◆ **Problem statement**:
Report all lines below with the word "side".

Saved data entries
━━━━━━━━━━

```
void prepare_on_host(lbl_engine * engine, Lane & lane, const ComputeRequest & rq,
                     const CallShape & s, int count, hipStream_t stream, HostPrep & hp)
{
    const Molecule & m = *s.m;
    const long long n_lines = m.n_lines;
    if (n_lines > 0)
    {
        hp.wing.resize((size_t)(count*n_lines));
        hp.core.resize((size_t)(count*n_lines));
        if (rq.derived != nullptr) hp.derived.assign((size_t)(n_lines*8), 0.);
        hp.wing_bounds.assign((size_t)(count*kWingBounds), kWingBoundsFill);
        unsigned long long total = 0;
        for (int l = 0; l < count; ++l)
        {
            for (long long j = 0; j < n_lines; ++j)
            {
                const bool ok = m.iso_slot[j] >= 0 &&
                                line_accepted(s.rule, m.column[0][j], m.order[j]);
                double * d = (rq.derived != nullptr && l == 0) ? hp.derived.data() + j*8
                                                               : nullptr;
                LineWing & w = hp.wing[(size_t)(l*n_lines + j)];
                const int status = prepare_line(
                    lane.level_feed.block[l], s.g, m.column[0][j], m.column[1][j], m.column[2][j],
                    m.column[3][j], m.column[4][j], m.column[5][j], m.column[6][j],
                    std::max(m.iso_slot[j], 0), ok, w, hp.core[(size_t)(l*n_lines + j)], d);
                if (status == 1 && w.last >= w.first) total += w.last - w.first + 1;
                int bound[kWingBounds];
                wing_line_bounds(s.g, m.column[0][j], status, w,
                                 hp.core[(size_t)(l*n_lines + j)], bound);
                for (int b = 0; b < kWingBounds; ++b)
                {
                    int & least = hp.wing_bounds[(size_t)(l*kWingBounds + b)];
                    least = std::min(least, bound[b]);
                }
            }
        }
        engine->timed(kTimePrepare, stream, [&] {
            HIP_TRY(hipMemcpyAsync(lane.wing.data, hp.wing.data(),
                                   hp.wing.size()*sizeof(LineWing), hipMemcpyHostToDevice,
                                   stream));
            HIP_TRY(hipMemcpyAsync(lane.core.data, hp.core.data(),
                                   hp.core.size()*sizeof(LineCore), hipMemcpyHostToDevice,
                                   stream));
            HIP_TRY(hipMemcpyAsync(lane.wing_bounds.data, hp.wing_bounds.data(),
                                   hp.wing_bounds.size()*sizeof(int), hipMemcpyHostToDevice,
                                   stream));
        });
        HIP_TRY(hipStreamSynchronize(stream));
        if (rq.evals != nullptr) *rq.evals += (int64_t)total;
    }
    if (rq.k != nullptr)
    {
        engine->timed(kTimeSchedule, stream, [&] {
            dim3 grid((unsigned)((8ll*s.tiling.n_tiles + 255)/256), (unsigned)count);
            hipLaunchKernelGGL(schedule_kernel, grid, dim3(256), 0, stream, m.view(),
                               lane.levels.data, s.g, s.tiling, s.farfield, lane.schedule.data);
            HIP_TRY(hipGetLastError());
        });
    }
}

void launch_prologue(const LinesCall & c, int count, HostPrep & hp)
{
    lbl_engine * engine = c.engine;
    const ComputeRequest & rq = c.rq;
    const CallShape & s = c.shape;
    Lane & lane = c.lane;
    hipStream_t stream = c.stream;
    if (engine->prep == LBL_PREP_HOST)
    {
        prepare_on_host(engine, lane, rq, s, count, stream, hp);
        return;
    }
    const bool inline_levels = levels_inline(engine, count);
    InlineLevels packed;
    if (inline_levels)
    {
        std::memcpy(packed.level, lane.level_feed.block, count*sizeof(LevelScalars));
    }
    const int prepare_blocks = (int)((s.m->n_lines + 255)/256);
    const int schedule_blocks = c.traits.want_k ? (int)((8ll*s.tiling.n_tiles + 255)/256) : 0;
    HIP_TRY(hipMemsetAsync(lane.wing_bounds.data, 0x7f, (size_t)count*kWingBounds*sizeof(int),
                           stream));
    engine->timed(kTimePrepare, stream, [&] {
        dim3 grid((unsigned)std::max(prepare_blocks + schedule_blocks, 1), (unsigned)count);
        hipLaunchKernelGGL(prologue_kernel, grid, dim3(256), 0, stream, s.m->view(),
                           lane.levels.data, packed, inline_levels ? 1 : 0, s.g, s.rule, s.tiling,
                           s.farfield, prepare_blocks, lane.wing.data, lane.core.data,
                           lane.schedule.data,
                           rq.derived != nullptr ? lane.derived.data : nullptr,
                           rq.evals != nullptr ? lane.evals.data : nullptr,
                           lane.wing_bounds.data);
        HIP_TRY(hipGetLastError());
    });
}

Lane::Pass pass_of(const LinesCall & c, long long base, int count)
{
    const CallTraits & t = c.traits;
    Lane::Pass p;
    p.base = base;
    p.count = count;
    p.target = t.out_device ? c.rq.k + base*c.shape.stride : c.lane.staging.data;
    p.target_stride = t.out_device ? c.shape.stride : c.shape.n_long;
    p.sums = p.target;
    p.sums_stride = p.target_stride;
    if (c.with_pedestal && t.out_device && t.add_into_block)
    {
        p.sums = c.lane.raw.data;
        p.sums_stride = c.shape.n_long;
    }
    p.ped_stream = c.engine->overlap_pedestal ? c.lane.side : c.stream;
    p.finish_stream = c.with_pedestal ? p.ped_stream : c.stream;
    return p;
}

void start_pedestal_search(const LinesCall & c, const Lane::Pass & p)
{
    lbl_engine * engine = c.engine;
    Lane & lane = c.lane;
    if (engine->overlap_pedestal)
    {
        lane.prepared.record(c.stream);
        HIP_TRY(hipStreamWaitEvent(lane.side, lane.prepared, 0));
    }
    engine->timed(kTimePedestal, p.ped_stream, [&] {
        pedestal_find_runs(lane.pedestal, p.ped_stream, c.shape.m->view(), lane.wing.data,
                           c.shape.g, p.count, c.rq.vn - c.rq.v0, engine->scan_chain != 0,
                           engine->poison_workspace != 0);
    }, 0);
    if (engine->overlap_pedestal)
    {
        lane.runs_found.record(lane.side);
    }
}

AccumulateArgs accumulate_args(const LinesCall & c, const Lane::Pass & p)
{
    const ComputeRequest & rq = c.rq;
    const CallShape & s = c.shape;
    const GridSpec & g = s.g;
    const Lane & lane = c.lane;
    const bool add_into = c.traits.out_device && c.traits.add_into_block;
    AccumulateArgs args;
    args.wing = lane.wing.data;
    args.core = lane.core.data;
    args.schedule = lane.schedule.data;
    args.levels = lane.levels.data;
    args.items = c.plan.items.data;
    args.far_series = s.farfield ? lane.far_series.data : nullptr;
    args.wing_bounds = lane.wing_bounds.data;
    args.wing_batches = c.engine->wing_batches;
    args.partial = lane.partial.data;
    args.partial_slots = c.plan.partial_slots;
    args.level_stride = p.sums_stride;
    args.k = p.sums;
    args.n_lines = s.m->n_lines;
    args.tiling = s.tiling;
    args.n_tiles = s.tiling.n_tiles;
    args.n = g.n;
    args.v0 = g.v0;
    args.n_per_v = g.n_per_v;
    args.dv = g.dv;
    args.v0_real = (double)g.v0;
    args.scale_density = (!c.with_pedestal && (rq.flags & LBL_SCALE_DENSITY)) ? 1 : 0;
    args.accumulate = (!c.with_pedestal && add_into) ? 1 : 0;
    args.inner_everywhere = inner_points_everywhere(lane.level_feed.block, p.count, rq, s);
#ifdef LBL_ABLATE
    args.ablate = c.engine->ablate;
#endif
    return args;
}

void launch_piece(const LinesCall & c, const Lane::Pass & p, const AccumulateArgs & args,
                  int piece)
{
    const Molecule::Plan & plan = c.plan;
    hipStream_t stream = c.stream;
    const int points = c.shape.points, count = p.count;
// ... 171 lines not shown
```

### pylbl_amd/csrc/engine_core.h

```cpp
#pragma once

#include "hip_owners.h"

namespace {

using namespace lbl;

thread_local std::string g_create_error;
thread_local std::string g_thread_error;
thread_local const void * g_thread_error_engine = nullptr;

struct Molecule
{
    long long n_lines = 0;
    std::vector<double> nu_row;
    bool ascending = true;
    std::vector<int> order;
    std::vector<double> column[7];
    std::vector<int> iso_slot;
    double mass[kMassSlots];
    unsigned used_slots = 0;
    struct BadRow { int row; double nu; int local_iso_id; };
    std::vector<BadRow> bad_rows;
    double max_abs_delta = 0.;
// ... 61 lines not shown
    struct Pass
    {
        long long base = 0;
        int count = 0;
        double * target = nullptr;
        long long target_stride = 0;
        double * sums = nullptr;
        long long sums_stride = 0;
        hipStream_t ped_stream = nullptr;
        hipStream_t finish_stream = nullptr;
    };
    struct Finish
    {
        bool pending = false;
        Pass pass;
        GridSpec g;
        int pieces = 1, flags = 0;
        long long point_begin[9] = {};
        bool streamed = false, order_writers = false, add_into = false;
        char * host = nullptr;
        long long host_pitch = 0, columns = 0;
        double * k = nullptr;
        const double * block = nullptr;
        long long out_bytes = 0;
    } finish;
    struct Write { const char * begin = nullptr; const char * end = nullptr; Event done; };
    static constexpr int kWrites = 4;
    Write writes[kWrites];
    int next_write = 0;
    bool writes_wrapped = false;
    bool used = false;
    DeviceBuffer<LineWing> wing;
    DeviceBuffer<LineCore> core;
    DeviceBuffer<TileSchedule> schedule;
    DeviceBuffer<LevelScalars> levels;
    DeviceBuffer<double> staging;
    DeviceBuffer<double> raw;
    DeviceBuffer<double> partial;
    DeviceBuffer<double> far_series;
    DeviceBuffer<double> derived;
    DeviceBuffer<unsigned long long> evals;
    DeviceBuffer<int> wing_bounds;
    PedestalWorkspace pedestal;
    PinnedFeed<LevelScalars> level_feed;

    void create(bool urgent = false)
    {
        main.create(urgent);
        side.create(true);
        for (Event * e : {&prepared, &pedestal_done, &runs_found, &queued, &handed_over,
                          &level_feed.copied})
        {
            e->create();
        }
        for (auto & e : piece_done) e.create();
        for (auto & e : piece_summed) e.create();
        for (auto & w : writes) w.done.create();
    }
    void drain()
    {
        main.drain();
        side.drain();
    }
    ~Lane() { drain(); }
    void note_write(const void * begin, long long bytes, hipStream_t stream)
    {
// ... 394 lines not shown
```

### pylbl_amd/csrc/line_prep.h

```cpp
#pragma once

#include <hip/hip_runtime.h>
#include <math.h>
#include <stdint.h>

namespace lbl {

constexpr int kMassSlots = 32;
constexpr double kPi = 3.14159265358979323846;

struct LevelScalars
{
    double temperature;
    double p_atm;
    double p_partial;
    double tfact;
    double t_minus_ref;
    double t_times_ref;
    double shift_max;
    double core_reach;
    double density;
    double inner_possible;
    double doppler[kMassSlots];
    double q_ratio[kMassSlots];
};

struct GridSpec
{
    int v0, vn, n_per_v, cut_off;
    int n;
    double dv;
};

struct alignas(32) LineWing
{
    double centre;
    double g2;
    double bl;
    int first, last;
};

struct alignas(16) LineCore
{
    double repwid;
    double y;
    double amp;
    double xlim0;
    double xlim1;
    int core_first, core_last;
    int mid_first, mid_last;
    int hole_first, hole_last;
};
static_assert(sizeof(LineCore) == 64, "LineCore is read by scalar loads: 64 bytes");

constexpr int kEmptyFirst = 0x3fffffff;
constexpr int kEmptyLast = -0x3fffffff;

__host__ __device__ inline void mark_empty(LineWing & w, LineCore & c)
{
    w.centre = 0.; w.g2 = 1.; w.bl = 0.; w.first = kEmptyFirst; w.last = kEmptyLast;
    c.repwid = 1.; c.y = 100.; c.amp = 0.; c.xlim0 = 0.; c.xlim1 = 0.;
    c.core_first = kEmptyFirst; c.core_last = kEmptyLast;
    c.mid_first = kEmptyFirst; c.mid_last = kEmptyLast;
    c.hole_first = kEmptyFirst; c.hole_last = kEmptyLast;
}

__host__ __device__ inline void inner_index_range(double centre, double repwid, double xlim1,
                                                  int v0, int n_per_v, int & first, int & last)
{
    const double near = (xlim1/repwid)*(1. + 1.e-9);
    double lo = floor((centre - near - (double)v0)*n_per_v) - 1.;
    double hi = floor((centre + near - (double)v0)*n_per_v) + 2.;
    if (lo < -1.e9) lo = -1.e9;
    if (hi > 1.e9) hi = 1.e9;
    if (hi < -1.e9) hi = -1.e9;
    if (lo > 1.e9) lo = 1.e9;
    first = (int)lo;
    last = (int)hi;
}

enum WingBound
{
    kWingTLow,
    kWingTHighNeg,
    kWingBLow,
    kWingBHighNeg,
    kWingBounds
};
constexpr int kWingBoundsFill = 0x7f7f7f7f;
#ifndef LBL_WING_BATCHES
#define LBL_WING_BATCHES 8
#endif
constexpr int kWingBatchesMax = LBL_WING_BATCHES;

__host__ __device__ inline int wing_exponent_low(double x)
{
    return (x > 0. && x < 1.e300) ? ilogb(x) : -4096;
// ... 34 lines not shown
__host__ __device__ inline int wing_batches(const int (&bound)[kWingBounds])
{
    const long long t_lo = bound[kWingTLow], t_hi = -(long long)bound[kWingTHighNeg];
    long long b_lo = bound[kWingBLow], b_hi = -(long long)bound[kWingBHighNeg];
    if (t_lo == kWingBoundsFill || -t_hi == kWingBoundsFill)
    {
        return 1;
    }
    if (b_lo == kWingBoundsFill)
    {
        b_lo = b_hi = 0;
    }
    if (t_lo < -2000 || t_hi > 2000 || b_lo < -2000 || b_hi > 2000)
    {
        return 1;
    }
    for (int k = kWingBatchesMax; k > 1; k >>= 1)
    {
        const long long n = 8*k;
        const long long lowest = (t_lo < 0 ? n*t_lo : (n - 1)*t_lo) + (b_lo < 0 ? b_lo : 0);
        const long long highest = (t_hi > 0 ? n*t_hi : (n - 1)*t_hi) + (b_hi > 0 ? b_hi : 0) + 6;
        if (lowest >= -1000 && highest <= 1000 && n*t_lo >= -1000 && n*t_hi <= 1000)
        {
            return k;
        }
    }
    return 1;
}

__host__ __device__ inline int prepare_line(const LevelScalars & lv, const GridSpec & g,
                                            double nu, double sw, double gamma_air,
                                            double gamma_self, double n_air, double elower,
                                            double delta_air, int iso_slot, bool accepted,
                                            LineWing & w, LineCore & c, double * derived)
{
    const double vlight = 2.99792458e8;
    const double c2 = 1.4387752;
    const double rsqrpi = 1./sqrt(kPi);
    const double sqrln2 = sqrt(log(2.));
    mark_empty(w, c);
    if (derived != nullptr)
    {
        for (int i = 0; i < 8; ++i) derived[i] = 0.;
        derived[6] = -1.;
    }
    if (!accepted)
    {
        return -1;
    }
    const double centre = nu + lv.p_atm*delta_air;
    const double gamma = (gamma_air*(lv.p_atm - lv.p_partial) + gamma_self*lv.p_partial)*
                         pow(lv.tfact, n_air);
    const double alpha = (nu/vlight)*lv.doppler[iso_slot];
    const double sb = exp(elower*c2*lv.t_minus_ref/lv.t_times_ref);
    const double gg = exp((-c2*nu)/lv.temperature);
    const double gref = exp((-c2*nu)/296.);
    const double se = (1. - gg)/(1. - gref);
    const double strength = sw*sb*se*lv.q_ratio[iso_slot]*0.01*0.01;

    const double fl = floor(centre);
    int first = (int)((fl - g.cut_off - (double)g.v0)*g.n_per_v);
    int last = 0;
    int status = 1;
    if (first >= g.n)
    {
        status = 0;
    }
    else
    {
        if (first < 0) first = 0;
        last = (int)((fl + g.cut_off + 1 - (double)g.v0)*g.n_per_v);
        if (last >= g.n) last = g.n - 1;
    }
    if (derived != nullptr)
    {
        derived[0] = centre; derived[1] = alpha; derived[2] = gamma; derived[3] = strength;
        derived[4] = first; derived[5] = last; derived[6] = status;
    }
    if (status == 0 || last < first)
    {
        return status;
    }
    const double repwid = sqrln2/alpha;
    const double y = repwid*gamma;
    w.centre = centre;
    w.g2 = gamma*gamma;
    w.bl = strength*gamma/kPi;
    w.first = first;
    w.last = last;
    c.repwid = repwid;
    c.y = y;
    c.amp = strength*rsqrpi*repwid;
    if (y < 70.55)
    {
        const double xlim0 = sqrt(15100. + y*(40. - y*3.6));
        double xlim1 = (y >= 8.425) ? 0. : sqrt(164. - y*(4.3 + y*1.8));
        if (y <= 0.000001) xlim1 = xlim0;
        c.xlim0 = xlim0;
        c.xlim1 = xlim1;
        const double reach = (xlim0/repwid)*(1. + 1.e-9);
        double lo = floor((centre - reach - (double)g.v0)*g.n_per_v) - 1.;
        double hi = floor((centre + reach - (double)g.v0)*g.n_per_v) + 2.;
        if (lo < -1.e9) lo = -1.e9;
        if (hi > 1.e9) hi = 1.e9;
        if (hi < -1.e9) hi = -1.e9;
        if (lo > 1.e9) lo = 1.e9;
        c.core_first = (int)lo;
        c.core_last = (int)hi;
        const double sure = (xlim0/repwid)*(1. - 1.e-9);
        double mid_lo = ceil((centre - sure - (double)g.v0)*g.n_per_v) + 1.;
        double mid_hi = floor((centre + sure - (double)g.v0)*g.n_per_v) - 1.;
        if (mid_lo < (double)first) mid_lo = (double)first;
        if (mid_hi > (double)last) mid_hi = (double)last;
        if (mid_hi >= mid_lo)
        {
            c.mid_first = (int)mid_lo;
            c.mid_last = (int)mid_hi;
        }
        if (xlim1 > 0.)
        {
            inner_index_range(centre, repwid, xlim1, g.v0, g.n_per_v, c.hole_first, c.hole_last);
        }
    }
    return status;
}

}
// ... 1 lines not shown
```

━━━━━━━━━━

◆ **Task solution**:
    p.ped_stream = c.engine->overlap_pedestal ? c.lane.side : c.stream;
        HIP_TRY(hipStreamWaitEvent(lane.side, lane.prepared, 0));
        lane.runs_found.record(lane.side);
        side.create(true);
        side.drain();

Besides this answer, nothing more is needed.